## How to complete this task
Using the listing below, copy every line that mentions "struct".

## Data excerpts
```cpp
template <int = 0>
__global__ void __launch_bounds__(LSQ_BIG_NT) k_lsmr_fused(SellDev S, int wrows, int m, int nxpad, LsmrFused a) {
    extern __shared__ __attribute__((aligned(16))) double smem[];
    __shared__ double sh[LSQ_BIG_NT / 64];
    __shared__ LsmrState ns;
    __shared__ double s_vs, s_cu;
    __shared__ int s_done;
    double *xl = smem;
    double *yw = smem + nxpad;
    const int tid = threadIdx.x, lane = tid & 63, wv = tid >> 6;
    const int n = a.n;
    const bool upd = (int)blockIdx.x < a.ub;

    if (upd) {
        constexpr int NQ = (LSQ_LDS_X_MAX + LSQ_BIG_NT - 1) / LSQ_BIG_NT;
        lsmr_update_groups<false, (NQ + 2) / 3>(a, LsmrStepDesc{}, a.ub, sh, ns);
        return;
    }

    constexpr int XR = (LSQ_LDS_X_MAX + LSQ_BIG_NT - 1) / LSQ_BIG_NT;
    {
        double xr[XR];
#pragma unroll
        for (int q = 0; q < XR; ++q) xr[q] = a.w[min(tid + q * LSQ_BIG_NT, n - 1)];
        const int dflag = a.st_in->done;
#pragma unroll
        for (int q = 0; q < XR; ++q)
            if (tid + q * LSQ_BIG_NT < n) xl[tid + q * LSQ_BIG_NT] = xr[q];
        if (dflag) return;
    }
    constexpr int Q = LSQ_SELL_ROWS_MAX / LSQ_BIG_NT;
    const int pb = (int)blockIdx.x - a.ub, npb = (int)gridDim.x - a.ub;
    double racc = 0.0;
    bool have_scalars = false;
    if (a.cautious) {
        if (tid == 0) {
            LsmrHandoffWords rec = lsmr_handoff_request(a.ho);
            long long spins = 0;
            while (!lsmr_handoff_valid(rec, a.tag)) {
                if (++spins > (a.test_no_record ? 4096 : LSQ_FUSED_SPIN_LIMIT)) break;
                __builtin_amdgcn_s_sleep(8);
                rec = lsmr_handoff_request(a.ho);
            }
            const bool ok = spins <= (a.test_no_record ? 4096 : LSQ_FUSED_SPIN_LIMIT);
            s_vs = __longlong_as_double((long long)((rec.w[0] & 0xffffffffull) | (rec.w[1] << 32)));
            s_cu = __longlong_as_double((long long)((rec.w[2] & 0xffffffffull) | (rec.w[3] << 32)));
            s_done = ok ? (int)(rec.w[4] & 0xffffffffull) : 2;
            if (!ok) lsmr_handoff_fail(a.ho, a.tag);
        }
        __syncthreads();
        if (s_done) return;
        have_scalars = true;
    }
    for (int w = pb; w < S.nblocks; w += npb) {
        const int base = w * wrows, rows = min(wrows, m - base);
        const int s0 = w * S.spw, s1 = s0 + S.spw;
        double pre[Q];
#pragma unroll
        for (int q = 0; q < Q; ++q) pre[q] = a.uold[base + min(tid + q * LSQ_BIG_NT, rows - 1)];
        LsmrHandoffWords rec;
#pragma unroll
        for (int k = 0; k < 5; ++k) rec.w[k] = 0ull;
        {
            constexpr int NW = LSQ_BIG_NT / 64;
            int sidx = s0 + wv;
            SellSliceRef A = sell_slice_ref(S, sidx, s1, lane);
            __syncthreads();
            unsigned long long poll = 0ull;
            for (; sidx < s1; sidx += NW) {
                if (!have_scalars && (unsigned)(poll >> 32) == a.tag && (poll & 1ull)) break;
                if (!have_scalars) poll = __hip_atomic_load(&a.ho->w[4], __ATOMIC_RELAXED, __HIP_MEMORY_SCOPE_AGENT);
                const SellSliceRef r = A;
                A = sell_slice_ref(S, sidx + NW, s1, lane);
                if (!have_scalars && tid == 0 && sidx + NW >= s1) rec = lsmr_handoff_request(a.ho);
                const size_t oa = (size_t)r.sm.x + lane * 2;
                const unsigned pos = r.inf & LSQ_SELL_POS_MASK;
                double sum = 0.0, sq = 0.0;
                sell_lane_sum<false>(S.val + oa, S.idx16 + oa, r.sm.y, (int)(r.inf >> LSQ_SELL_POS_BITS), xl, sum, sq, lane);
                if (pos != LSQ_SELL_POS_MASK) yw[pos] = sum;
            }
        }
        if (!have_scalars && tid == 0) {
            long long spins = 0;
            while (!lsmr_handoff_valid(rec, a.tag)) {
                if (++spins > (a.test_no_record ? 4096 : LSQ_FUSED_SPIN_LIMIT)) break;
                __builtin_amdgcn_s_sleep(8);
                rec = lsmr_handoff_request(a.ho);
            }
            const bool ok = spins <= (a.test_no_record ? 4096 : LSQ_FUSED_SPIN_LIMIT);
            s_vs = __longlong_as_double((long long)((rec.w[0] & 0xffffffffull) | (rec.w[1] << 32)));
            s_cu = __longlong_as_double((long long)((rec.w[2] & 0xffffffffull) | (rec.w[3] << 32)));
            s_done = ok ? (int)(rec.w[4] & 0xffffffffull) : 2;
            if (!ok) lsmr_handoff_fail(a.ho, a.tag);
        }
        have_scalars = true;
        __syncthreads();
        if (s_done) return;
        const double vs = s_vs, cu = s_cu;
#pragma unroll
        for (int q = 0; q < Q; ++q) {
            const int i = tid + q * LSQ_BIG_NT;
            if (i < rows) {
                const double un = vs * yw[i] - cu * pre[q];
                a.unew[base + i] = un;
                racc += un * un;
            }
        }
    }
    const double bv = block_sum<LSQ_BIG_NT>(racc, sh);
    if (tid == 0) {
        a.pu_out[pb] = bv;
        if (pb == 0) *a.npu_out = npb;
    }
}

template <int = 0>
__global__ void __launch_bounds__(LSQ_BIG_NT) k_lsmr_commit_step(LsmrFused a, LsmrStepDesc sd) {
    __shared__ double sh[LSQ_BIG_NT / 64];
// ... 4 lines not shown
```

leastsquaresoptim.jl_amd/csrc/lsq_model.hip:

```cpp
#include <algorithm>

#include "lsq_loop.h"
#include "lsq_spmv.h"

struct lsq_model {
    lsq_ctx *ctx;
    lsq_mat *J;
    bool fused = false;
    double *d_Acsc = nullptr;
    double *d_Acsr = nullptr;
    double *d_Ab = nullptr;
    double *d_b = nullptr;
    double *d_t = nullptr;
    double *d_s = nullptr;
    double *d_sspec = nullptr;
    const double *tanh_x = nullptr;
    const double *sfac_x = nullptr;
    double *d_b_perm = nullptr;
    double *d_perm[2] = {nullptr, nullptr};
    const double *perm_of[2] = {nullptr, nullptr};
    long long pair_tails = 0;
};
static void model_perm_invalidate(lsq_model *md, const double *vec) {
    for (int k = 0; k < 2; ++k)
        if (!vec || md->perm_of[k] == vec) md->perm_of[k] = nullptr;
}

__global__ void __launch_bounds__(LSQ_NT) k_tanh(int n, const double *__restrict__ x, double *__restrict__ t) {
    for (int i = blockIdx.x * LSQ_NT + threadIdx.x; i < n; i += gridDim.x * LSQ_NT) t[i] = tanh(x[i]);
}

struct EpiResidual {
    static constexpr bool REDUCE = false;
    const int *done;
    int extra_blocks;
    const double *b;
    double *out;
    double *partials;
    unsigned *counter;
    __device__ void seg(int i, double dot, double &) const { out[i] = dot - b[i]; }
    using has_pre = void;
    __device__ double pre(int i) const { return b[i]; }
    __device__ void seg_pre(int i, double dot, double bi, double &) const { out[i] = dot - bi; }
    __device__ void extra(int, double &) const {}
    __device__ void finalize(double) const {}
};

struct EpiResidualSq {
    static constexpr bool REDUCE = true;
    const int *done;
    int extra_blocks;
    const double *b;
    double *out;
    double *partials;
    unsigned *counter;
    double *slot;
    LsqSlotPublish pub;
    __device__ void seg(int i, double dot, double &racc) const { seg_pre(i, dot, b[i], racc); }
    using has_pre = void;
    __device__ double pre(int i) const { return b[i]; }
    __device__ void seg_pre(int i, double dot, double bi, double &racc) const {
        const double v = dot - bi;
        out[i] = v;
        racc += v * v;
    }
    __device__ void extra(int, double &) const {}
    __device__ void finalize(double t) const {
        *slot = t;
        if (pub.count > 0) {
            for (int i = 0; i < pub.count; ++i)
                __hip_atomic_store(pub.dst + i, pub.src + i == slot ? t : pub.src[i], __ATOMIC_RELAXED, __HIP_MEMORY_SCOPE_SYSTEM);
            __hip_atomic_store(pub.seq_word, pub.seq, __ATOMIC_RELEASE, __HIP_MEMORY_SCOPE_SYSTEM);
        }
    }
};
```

## Completed task
struct lsq_model {
struct EpiResidual {
struct EpiResidualSq {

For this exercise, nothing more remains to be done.